Tuesday, December 06, 2005

Red Beans, Rice and Rotor Blades

Last night, like most Monday nights was Red Beans and Rice night at Tujagues Restaurant. A pint of Bass Ale for $5.00 accompanied by a brimming plate of creamy red beans, bright white rice, and a big baguette all for FREE. It's Monday in New Orleans, the traditional day of red beans cooking all day on stoves all over town while the wash was getting done. Red beans getting creamy, full of flavor and bursting with goodness. Monday Night Red Beans and Rice are probably the best example of New Orleans current need of comfort in any form available. It certainly works for me, but then, I have always had a thing for putting things in my mouth.

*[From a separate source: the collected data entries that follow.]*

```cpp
template <class F>
int msm_stages(zkhip_ctx *ctx, const zkhip_bases *bases, const MsmCall &c, const MsmBuffers<F> &w, const uint32_t *d_scalars, bool reuse_sort) {
    constexpr int NL = FieldOps<F>::WORDS;
    typedef typename BucketLane<F>::type FL;
    constexpr int LPB = BucketLane<F>::LANES;
    const MsmPlan &P = c.P;
    const uint32_t n = c.g.n, nb = P.nb;
    const uint32_t *d_b = bases->d;
    if (!reuse_sort) {
        ZK_TRY(fr_sat_dispatch(bases->curve, [&](auto fr) -> int {
            typedef typename decltype(fr)::type FR;
            ZK_LAUNCH(ctx, "msm_digits", msm_digits_only<FR>, grid_1d(n), dim3(256), 0, d_scalars, n, P.win, P.wrank, P.wworld, w.dig);
            return 0;
        }));
        ZK_TRY((c.big_tiles ? msm_sort_run<SortBig> : msm_sort_run<SortSmall>)(ctx, c.g, c.nbh, w.dig, w.bh, w.bo, w.bsums, w.tmp_idx, w.tmp_key, w.offs, w.idx));
        ZK_LAUNCH(ctx, "msm_size_sort", msm_size_hist, dim3(c.sblk), dim3(256), 0, w.offs, nb, c.sblk, c.large_thresh, w.sh);
        ZK_TRY(msm_scan(ctx, "msm_size_sort", w.sh, c.nsh, w.so, w.ssums));
        ZK_LAUNCH(ctx, "msm_size_sort", msm_size_scatter, dim3(c.sblk), dim3(256), 0, w.offs, nb, c.sblk, c.large_thresh, w.so, w.order);
    }
    if constexpr (FieldOps<F>::WORDS <= 16) {
        constexpr int NT = MSM_G1_THREADS;
        size_t lds_acc = LdsAcc<F, NT>::BYTES;
        ZK_MAX_LDS(ctx, (msm_bucket_acc_lds<F, NT, 3>), lds_acc);
        ZK_LAUNCH(ctx, "msm_bucket_acc", (msm_bucket_acc_lds<F, NT, 3>), dim3((nb + NT - 1) / NT), dim3(NT), lds_acc, d_b, w.offs, w.idx, nb, c.large_thresh,
                  w.order, w.buckets);
    } else {
        constexpr int NT = MSM_G2_THREADS, WAVES = MSM_G2_WAVES;
        size_t lds_acc = LdsAcc<FL, NT>::BYTES;
        ZK_MAX_LDS(ctx, (msm_bucket_acc_lds<FL, NT, WAVES, LPB>), lds_acc);
        ZK_LAUNCH(ctx, "msm_bucket_acc", (msm_bucket_acc_lds<FL, NT, WAVES, LPB>), dim3((unsigned)(((size_t)nb * LPB + NT - 1) / NT)), dim3(NT), lds_acc, d_b,
                  w.offs, w.idx, nb, c.large_thresh, w.order, w.buckets);
    }
    if (!reuse_sort) {
        ZK_HIP_CHECK(ctx, hipMemsetAsync(w.plan, 0, 16, ctx->stream));
        ZK_LAUNCH(ctx, "msm_plan_large", msm_plan_large, grid_1d(nb), dim3(256), 0, w.offs, nb, w.plan, w.tasks, w.large, c.task_cap, c.large_cap,
                  c.large_thresh, ctx->d_status);
    }
    {
        size_t lds_large = (size_t)128 / LPB * 4 * NL * 4;
        if (lds_large > 48 * 1024) ZK_MAX_LDS(ctx, (msm_bucket_large<FL, LPB>), lds_large);
        unsigned grid_large = (unsigned)std::min<size_t>(c.task_cap, 512);
        ZK_LAUNCH(ctx, "msm_bucket_large", (msm_bucket_large<FL, LPB>), dim3(grid_large), dim3(128), lds_large, d_b, w.idx, w.plan, w.tasks, w.partials);
        ZK_LAUNCH(ctx, "msm_bucket_large", (msm_large_combine<FL, LPB>), dim3((unsigned)std::min<uint32_t>(c.large_cap, 256)), dim3(64),
                  (size_t)64 / LPB * 4 * NL * 4, w.plan, w.large, w.partials, w.buckets);
    }
    if (P.tables) {
        for (uint32_t cur = P.S; cur > 1;) {
            const uint32_t q = (cur + 3) / 4;
            ZK_LAUNCH(ctx, "msm_bucket_merge", (msm_bucket_merge<FL, LPB>), grid_1d((size_t)q * P.B * LPB), dim3(256), 0, w.buckets, P.B, q,
                      cur);
            cur = q;
        }
    }
    return 0;
}

template <class F>
int msm_run_t(zkhip_ctx *ctx, const zkhip_bases *bases, size_t offset, size_t n, const uint32_t *d_scalars, uint32_t *d_out_jac) {
    MsmCall c;
    ZK_TRY(msm_call_plan<F>(ctx, bases, offset, n, false, c, ctx->last_error));
    MsmBuffers<F> w(ctx, c);
    ZK_TRY(ws_place(ctx, w));
    ZK_TRY(msm_stages<F>(ctx, bases, c, w, d_scalars, false));
    if (c.fold) return msm_fold_tail<F, TailLane<F>>(ctx, w.buckets, w.fb, nullptr, d_out_jac);
    auto tail = [&](auto lane) -> int {
        typedef decltype(lane) X;
        return msm_tail<X>(ctx, w.buckets, (size_t)c.Sr, c.P.B, w.segsum, (size_t)c.Sr * c.segsum_blocks, w.winsum, [&]() -> int {
            ZK_LAUNCH(ctx, "msm_final", (msm_final<typename X::type, X::LANES>), dim3(1), dim3(64), 0, w.winsum, c.Sr, c.P.win, d_out_jac);
            return 0;
        });
    };
    if (QuadLane<F>::AVAILABLE && ctx->opt_msm_tail_quads && (size_t)c.Sr * c.P.B <= ((size_t)1 << 18)) return tail(QuadLane<F>());
    return tail(TailLane<F>());
}

template <class F>
int msm_batch_member(zkhip_ctx *ctx, const zkhip_bases *bases, size_t offset, size_t n, const uint32_t *d_scalars, uint32_t *slot, bool reuse_sort) {
    MsmCall c;
    ZK_TRY(msm_call_plan<F>(ctx, bases, offset, n, true, c, ctx->last_error));
    MsmBuffers<F> w(ctx, c);
    ZK_TRY(ws_place(ctx, w));
    if (c.P.S == 1) w.buckets = slot;
    ZK_TRY(msm_stages<F>(ctx, bases, c, w, d_scalars, reuse_sort));
    if (w.buckets != slot) ZK_HIP_CHECK(ctx, hipMemcpyAsync(slot, w.buckets, c.P.B * MsmBuffers<F>::PW * 4, hipMemcpyDeviceToDevice, ctx->stream));
    return 0;
}

struct BasesTmp {
    size_t words;
    uint32_t *tmp;
    template <class Arena>
    void layout(Arena &a) { a.take(tmp, words); }
};

template <class F>
int bases_precompute_t(zkhip_ctx *ctx, zkhip_bases *b) {
    constexpr int NL = FieldOps<F>::WORDS;
    if (!b->tables() || b->n == 0) return 0;
    const size_t chunk = 1u << 18;
    const int kept = b->local_windows() - (b->win_rank == 0 ? 1 : 0);
    if (kept <= 0) return 0;
    BasesTmp w = {(size_t)kept * 5 * NL * std::min(chunk, b->n), nullptr};
    ZK_TRY(ws_place(ctx, w));
    uint32_t *tmp = w.tmp;
    for (size_t lo = 0; lo < b->n; lo += chunk) {
        size_t cnt = std::min(chunk, b->n - lo);
        ZK_LAUNCH(ctx, "bases_precompute", bases_precompute_range<F>, grid_1d(cnt, 64), dim3(64), 0, b->d, (uint32_t)b->n,
                  (uint32_t)lo, (uint32_t)cnt, msm_make_windows(zk_scalar_bits(b->curve), b->ntab), (uint32_t)b->win_rank, (uint32_t)b->win_world, tmp);
    }
    return 0;
}

inline bool msm_same_entries(const zkhip_bases *a, size_t off_a, size_t n_a, const uint32_t *s_a, const zkhip_bases *b, size_t off_b, size_t n_b,
                             const uint32_t *s_b) {
    return s_a == s_b && n_a == n_b && off_a == off_b && a->curve == b->curve && a->n == b->n && a->c_tab == b->c_tab && a->ntab == b->ntab &&
           a->win_rank == b->win_rank && a->win_world == b->win_world && a->nslots == b->nslots && a->tables() && b->tables();
}

template <class F>
struct MsmBatchArea {
    static constexpr size_t PW = MsmBuffers<F>::PW;
    size_t count, slot_words, segsum_blocks;
    bool fold;
    uint32_t *slots, *segsum, *winsum, **d_ptrs;
    MsmFoldBuffers<F> fb;
    template <class Arena>
    void layout(Arena &a) {
        a.take(slots, count * slot_words);
        a.take(segsum, segsum_blocks * PW);
        a.take(winsum, count * PW);
        a.take(d_ptrs, count);
        if (fold) fb.layout(a);
    }
};

template <class F, class Lane>
int msm_batch_tail(zkhip_ctx *ctx, size_t count, const zkhip_bases *const *bases, const size_t *offsets, const size_t *ns,
                   const uint32_t *const *d_scalars, uint32_t *const *d_outs) {
    const uint32_t B = 1u << (bases[0]->c_tab - 1);
    size_t max_need = 0;
    for (size_t i = 0; i < count; ++i) {
        if (ns[i] == 0 || bases[i]->local_windows() == 0) continue;
        MsmCall c;
        ZK_TRY(msm_call_plan<F>(ctx, bases[i], offsets[i], ns[i], false, c, ctx->last_error));
        MsmBuffers<F> w(ctx, c);
        max_need = std::max(max_need, ws_bytes(w));
    }
    MsmBatchArea<F> area;
    area.count = count;
    area.slot_words = B * area.PW;
    area.segsum_blocks = count * msm_tail_geom<Lane>(ctx, B, count).nblk;
    area.fold = msm_fold_applies<F>(ctx, B, true);
    if (area.fold) area.fb = MsmFoldBuffers<F>(ctx, B, count);
    ctx->ws_floor = 0;
    ZK_TRY(ws_place(ctx, area, max_need));
    uint32_t *const slots = area.slots;
    const size_t slot_words = area.slot_words;
    uint32_t **d_ptrs = area.d_ptrs;
    ctx->ws_floor = ctx->ws_off;
    int rc = 0;
    size_t prev = (size_t)-1;
    for (size_t i = 0; i < count && rc == 0; ++i) {
        if (ns[i] == 0 || bases[i]->local_windows() == 0) {
            hipError_t e = hipMemsetAsync(slots + i * slot_words, 0, slot_words * 4, ctx->stream);
            if (e != hipSuccess) rc = ZKHIP_ERR_HIP;
        } else {
            const bool reuse = ctx->opt_msm_share_sort && prev != (size_t)-1 &&
                               msm_same_entries(bases[prev], offsets[prev], ns[prev], d_scalars[prev], bases[i], offsets[i], ns[i], d_scalars[i]);
            rc = msm_batch_member<F>(ctx, bases[i], offsets[i], ns[i], d_scalars[i], slots + i * slot_words, reuse);
            prev = i;
        }
    }
    ctx->ws_floor = 0;
    if (rc) return rc;
    if (ctx->batch_dptrs_override) {
        d_ptrs = static_cast<uint32_t **>(ctx->batch_dptrs_override);
    } else {
        ZK_TRY(ws_upload(ctx, d_ptrs, d_outs, count * sizeof(void *)));
    }
    if (area.fold) return msm_fold_tail<F, Lane>(ctx, slots, area.fb, d_ptrs, nullptr);
    return msm_tail<Lane>(ctx, slots, count, B, area.segsum, area.segsum_blocks, area.winsum, [&]() -> int {
        ZK_LAUNCH(ctx, "msm_final", (msm_final_batch<typename Lane::type, Lane::LANES>), dim3((unsigned)count), dim3(64), 0, area.winsum, (uint32_t)count, d_ptrs);
        return 0;
    });
}

template <class F>
int msm_batch_t(zkhip_ctx *ctx, size_t count, const zkhip_bases *const *bases, const size_t *offsets, const size_t *ns,
                const uint32_t *const *d_scalars, uint32_t *const *d_outs) {
    const size_t buckets = count << (bases[0]->c_tab - 1);
    if (!std::is_same<typename BucketLane<F>::type, typename TailLane<F>::type>::value && buckets >= ((size_t)1 << 21))
        return msm_batch_tail<F, BucketLane<F>>(ctx, count, bases, offsets, ns, d_scalars, d_outs);
    return msm_batch_tail<F, TailLane<F>>(ctx, count, bases, offsets, ns, d_scalars, d_outs);
}

template <class F>
int op_to_mont(zkhip_ctx *ctx, zkhip_bases *b, const uint32_t *d_canonical, const uint8_t *d_inf) {
    ZK_LAUNCH(ctx, "bases_to_mont", bases_to_mont<F>, grid_1d(b->n), dim3(256), 0, d_canonical, d_inf, (uint32_t)b->n, b->d);
    return 0;
}
template <class F>
int op_from_mont(zkhip_ctx *ctx, const zkhip_bases *b, size_t offset, size_t n, uint32_t *d_out, uint8_t *d_inf) {
    const uint32_t *src = b->d + offset * b->stride_u32;
    ZK_LAUNCH(ctx, "bases_from_mont", bases_from_mont<F>, grid_1d(n), dim3(256), 0, src, (uint32_t)n, d_out, d_inf);
    return 0;
}
template <class F>
struct FixedMulBuffers {
    size_t n;
    uint32_t *tab, *tmp;
    template <class Arena>
    void layout(Arena &a) {
        a.take(tab, (size_t)FIXED_NW * FIXED_ROW * 2 * FieldOps<F>::WORDS);
        a.take(tmp, std::max<size_t>((size_t)FIXED_NW * FIXED_ROW, n) * 5 * FieldOps<F>::WORDS);
    }
};
template <class F>
int op_mul(zkhip_ctx *ctx, zkhip_bases *b, const uint32_t *d_base_canonical, const uint32_t *d_scalars) {
    if (b->n < 4096) {
        ZK_LAUNCH(ctx, "bases_mul", bases_mul<F>, grid_1d(b->n, 64), dim3(64), 0, b->d, d_base_canonical, d_scalars, (uint32_t)b->n);
        return 0;
    }
    FixedMulBuffers<F> w = {b->n, nullptr, nullptr};
    ZK_TRY(ws_place(ctx, w));
    uint32_t *tab = w.tab, *tmp = w.tmp;
    ZK_LAUNCH(ctx, "bases_mul", bases_fixed_table<F>, dim3(1), dim3(64), 0, d_base_canonical, tab, tmp);
    const size_t lanes = (b->n + FIXED_CHUNK - 1) / FIXED_CHUNK;
    ZK_LAUNCH(ctx, "bases_mul", bases_mul_fixed<F>, grid_1d(lanes, 64), dim3(64), 0, b->d, tab, d_scalars, (uint32_t)b->n, tmp);
    return 0;
}
template <class F>
int op_jac_to_affine(zkhip_ctx *ctx, const uint32_t *d_jac, uint32_t *d_aff, uint8_t *d_inf) {
    ZK_LAUNCH(ctx, "jac_to_affine", jac_to_affine_k<F>, dim3(1), dim3(64), 0, d_jac, d_aff, d_inf);
    return 0;
}
template <class F>
int op_jac_sum(zkhip_ctx *ctx, const uint32_t *d_pts, size_t count, uint32_t *d_out) {
    ZK_LAUNCH(ctx, "jac_sum", jac_sum_k<F>, dim3(1), dim3(64), 0, d_pts, (uint32_t)count, d_out);
    return 0;
}
template <class F>
int op_write_infinity(zkhip_ctx *ctx, uint32_t *d_out_jac) {
    ZK_LAUNCH(ctx, "msm_write_infinity", msm_write_infinity<F>, dim3(1), dim3(64), 0, d_out_jac);
    return 0;
}

template <class F>
const MsmOps *msm_make_ops() {
    static const MsmOps ops = {msm_run_t<F>,        msm_batch_t<F>,      bases_precompute_t<F>, op_to_mont<F>,        op_from_mont<F>, op_mul<F>,
                               op_jac_to_affine<F>, op_jac_sum<F>, op_write_infinity<F>, (size_t)2 * FieldOps<F>::WORDS};
    return &ops;
}

}
```

### crypto3-zk_amd/csrc/msm_recode.hpp

```cpp
#pragma once
#include "zk_defs.hpp"

namespace zkhip {

static constexpr uint32_t DIG_NONE = 0xFFFFFFFFu;

ZK_HD uint32_t scalar_bits(const uint32_t *s, int lo, int c) {
    int limb = lo >> 5, off = lo & 31;
    if (limb >= 8) return 0;
    uint64_t v = s[limb];
    if (limb + 1 < 8) v |= (uint64_t)s[limb + 1] << 32;
    return (uint32_t)(v >> off) & ((1u << c) - 1);
}

struct MsmWindows {
    int tb, W;
    uint8_t offs[64];
    ZK_HD int off(int w) const { return W < 64 ? (int)offs[w] : (int)(((long long)w * tb) / W); }
    ZK_HD int width(int w) const { return off(w + 1) - off(w); }
};
inline MsmWindows msm_make_windows(int tb, int W) {
    MsmWindows m;
    m.tb = tb;
    m.W = W;
    for (int w = 0; w < 64; ++w) m.offs[w] = (uint8_t)(w <= W ? ((long long)w * tb) / W : 0);
    return m;
}

ZK_HD uint32_t msm_recode(const uint32_t *s, int off, int width, uint32_t &carry) {
    const uint32_t B = 1u << (width - 1);
    uint32_t d = scalar_bits(s, off, width) + carry;
    uint32_t neg = 0;
    carry = 0;
    if (d > B) {
        d = (1u << width) - d;
        neg = d != 0 ? 1u : 0u;
        carry = 1;
    }
    return d == 0 ? DIG_NONE : ((d - 1) | (neg << 31));
}

template <class FR>
ZK_HD bool msm_fold_scalar(const uint32_t *s, uint32_t out[8]) {
    uint32_t v[8], t[8];
#pragma unroll
    for (int i = 0; i < 8; ++i) v[i] = s[i];
    for (int it = 0; it < 6; ++it) {
        uint64_t borrow = 0;
#pragma unroll
        for (int i = 0; i < 8; ++i) {
            uint64_t d = (uint64_t)v[i] - FR::mod(i) - borrow;
            t[i] = (uint32_t)d;
            borrow = (d >> 32) & 1;
        }
        if (borrow) break;
#pragma unroll
        for (int i = 0; i < 8; ++i) v[i] = t[i];
    }
    uint64_t borrow = 0;
#pragma unroll
    for (int i = 0; i < 8; ++i) {
        uint64_t d = (uint64_t)FR::mod(i) - v[i] - borrow;
        t[i] = (uint32_t)d;
        borrow = (d >> 32) & 1;
    }
    bool fold = false, decided = false;
#pragma unroll
    for (int i = 7; i >= 0; --i) {
        if (!decided && v[i] != t[i]) {
            fold = v[i] > t[i];
            decided = true;
        }
    }
#pragma unroll
    for (int i = 0; i < 8; ++i) out[i] = fold ? t[i] : v[i];
    return fold;
}

ZK_HD int msm_windows(int rbits, int c) { return (rbits + c - 1) / c; }


}
```

### crypto3-zk_amd/csrc/zkhip.hip

```cpp
#include <algorithm>
#include <cstdlib>

#include "ctx.hpp"
#include "field_consts.hpp"
#include "msm_recode.hpp"
#include "zk_defs.hpp"

using namespace zkhip;

static int check_device(zkhip_ctx *ctx) {
    ZK_ENTER(ctx);
    return 0;
}

struct DownloadBuffers {
    size_t n, words;
    uint32_t *xy;
    uint8_t *inf;
    template <class Arena>
    void layout(Arena &a) {
        a.take(xy, n * words);
        a.take(inf, n);
    }
};
struct ToAffineBuffers {
    size_t cw;
    uint32_t *jac, *aff;
    uint8_t *inf;
    template <class Arena>
    void layout(Arena &a) {
        a.take(jac, 3 * cw);
        a.take(aff, 2 * cw);
        a.take(inf, 16);
    }
};

extern "C" {

const char *zkhip_strerror(int status) {
    switch (status) {
        case ZKHIP_OK: return "ok";
        case ZKHIP_ERR_NO_DEVICE: return "no usable HIP device (zkhip has no CPU fallback)";
        case ZKHIP_ERR_INVALID: return "invalid argument";
        case ZKHIP_ERR_HIP: return "HIP runtime error (see zkhip_last_error)";
        case ZKHIP_ERR_OOM: return "out of device memory";
        case ZKHIP_ERR_RANGE: return "size or offset out of range";
        case ZKHIP_ERR_NOT_FOUND: return "search ended without a result";
        default: return "unknown status";
    }
}

static std::mutex g_alloc_mutex;
static std::unordered_map<void *, zkhip_ctx *> g_block_owner;
static std::unordered_set<zkhip_ctx *> g_contexts;

int zkhip_init(int device_id, zkhip_ctx **out) {
    if (!out) return ZKHIP_ERR_INVALID;
    *out = nullptr;
    int count = 0;
    if (hipGetDeviceCount(&count) != hipSuccess || count <= 0) return ZKHIP_ERR_NO_DEVICE;
    if (device_id < 0 || device_id >= count) return ZKHIP_ERR_INVALID;
    if (hipSetDevice(device_id) != hipSuccess) return ZKHIP_ERR_NO_DEVICE;
    std::unique_ptr<zkhip_ctx> ctx(new zkhip_ctx());
    ctx->device = device_id;
    if (hipStreamCreateWithFlags(&ctx->stream, hipStreamNonBlocking) != hipSuccess) return ZKHIP_ERR_HIP;
    ctx->own_stream.reset(ctx->stream);
    if (ctx->d_status.alloc(ctx.get(), 4) != 0 || hipMemset(ctx->d_status, 0, 4) != hipSuccess) return ZKHIP_ERR_OOM;
    {
        std::lock_guard<std::mutex> g(g_alloc_mutex);
        g_contexts.insert(ctx.get());
    }
    if (const char *env = getenv("ZKHIP_OPTIONS"))
        zk_options_parse(env, [&](const char *name, int64_t value) { (void)zkhip_set_option(ctx.get(), name, value); });
    *out = ctx.release();
    return ZKHIP_OK;
}
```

On the other side of all that comfort are the still ever present military installations. Yesterday morning I had to meet someone near the Convention Center downtown (yeah, THAT convention center downtown) and what I discovered when I got there was a formerly empty lot filled with military Humvees in their new desert beige camouflage, as well as the old green color (much more appropriate for our swamplike environment). It was a daunting site. Hundreds of machines sitting like giant bugs, waiting to descend on the city like mosquitos in July. Several times a day the helicopters still fly overhead as if searching for mysterious phantoms, or left over people. It's a strange feeling. What this city needs is some kind of take on normalcy, a logistical and governmental version of Red Beans and Rice. What we have instead is a more or less benign, yet mostly pointless and ineffective occupying force (all the National Guard folks are smiling and friendly while they stand around shouldering their M-16s). Despite the fact that I know they mean well, this occupation pisses me off. I mean, for the most part, I LIKE these folks and they, more or less, look like me, and they still bug me everytime they drive by, fly over or show up out of nowhere. I can only imagine what it must be like to be in a place like Iraq, occupied by a similar force of much greater strength and hostility in a land where they truly don't belong.

Come to think of it… They don't belong HERE!